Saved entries
---*---

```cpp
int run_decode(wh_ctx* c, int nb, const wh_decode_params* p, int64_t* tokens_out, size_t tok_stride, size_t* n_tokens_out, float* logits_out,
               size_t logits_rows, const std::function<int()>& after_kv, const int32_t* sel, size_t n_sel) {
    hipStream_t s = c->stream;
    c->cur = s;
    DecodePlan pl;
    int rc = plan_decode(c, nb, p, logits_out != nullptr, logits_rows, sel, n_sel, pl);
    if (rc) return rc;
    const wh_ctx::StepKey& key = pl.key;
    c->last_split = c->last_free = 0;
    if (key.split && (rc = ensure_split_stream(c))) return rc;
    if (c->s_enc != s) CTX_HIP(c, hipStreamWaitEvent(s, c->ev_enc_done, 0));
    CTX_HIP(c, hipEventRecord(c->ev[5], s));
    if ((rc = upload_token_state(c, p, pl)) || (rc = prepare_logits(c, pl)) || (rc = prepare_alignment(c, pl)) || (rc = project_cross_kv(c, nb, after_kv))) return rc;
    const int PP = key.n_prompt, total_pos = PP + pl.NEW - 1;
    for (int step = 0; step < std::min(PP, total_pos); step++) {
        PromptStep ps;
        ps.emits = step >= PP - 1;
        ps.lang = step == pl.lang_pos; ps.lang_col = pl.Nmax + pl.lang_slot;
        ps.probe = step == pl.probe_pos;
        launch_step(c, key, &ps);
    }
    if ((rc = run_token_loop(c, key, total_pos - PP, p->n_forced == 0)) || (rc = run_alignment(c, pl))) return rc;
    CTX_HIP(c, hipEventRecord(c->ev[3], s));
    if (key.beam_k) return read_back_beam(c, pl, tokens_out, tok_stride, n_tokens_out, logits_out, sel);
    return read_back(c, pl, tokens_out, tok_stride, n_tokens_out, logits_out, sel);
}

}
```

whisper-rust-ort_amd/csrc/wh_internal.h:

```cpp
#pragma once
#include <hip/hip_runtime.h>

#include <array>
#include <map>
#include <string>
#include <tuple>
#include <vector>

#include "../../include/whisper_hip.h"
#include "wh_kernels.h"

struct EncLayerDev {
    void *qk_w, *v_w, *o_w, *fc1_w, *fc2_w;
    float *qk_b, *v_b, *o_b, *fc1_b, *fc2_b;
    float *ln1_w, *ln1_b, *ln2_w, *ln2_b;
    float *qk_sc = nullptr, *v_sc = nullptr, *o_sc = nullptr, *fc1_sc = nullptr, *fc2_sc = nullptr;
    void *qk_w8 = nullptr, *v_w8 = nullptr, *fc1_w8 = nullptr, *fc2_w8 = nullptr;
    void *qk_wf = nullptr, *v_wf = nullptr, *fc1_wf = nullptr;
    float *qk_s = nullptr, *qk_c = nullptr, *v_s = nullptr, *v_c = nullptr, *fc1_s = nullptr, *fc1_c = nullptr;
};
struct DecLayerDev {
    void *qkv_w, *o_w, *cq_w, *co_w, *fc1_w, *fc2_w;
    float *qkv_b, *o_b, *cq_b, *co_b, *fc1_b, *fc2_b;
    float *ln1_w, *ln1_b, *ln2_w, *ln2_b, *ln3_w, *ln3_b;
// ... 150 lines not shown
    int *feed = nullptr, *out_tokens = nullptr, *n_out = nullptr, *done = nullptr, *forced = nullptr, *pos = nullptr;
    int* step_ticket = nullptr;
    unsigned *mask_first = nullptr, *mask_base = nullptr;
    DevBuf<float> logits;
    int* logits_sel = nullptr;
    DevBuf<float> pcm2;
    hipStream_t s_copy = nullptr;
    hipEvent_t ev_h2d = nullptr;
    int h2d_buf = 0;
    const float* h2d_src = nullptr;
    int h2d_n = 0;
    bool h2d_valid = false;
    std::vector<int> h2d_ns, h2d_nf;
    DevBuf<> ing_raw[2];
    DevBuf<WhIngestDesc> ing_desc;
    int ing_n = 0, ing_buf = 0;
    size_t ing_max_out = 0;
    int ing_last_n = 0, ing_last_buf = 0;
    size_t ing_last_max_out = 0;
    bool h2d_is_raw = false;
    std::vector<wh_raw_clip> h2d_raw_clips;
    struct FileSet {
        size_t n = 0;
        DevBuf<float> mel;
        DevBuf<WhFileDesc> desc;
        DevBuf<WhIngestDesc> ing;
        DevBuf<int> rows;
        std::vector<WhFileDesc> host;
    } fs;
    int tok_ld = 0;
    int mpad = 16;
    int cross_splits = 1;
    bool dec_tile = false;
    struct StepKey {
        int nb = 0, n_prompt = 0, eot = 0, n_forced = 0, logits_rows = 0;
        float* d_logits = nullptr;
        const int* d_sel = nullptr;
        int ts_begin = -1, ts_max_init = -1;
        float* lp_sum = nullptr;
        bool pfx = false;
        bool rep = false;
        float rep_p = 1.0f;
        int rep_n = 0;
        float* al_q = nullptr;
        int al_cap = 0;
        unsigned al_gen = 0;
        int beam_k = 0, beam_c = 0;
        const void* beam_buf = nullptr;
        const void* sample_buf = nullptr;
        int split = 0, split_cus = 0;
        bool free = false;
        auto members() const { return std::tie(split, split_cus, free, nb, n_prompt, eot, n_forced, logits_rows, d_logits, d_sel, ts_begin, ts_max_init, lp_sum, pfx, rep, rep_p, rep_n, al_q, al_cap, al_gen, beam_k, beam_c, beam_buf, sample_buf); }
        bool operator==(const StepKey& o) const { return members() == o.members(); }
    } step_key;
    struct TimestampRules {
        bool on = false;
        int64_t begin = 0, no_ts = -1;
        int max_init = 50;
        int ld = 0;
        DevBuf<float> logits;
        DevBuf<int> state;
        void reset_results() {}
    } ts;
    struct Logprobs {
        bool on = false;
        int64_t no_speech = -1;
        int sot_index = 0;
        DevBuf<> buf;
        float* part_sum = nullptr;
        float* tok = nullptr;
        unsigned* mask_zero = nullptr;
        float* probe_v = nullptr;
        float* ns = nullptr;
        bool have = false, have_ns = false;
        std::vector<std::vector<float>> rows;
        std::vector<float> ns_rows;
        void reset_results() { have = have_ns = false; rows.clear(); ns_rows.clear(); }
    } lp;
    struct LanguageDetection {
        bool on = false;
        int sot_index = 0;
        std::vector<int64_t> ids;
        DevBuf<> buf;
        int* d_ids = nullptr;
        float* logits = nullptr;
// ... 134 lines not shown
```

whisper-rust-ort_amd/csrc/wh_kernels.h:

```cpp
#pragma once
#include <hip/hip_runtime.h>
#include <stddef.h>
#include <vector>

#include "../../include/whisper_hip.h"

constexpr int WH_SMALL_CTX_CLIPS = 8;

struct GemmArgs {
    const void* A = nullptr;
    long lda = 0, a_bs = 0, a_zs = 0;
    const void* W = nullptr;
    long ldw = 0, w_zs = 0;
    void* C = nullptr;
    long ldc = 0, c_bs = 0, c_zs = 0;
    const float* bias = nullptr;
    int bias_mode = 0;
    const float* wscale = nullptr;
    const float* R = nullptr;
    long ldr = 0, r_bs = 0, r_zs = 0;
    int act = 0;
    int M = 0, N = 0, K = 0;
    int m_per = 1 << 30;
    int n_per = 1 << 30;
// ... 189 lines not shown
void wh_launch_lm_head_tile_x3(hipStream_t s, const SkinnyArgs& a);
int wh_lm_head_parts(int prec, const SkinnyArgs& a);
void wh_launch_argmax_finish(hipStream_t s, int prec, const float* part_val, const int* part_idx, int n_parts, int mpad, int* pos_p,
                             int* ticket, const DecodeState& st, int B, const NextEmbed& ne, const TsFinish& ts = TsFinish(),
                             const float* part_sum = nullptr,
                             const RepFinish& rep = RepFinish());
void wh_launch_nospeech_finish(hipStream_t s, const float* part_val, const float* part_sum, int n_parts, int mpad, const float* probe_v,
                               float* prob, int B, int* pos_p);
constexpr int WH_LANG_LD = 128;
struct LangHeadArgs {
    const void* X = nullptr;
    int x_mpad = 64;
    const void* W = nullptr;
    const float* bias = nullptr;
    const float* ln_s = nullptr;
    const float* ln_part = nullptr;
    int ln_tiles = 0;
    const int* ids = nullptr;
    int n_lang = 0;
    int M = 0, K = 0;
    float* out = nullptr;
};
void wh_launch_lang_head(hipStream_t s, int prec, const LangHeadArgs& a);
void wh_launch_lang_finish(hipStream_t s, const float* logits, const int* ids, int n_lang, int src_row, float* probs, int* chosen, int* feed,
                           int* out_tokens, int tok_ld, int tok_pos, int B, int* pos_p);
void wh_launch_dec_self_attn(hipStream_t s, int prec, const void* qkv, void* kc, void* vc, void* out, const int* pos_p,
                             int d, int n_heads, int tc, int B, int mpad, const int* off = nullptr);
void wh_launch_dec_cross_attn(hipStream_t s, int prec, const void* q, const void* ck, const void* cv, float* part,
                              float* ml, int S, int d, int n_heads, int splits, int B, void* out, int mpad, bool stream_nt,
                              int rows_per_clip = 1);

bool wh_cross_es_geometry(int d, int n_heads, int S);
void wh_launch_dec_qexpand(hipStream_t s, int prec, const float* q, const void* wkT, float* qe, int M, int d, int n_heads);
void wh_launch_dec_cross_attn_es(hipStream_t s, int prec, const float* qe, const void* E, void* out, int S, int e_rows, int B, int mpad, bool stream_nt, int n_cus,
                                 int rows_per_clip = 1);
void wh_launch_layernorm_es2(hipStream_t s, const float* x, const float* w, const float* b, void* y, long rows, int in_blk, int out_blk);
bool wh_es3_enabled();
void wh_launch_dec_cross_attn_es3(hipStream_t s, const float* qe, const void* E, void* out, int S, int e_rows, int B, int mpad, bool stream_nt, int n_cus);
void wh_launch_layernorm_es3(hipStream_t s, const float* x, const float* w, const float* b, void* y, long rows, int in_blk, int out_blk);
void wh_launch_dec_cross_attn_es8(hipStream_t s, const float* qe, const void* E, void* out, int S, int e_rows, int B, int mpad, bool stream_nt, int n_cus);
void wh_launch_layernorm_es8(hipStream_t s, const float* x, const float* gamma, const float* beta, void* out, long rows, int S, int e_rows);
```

---*---

## Work order
Your task is to find each line in the entries that contains the string "members" and copy it.

## Task output
        auto members() const { return std::tie(split, split_cus, free, nb, n_prompt, eot, n_forced, logits_rows, d_logits, d_sel, ts_begin, ts_max_init, lp_sum, pfx, rep, rep_p, rep_n, al_q, al_cap, al_gen, beam_k, beam_c, beam_buf, sample_buf); }
        bool operator==(const StepKey& o) const { return members() == o.members(); }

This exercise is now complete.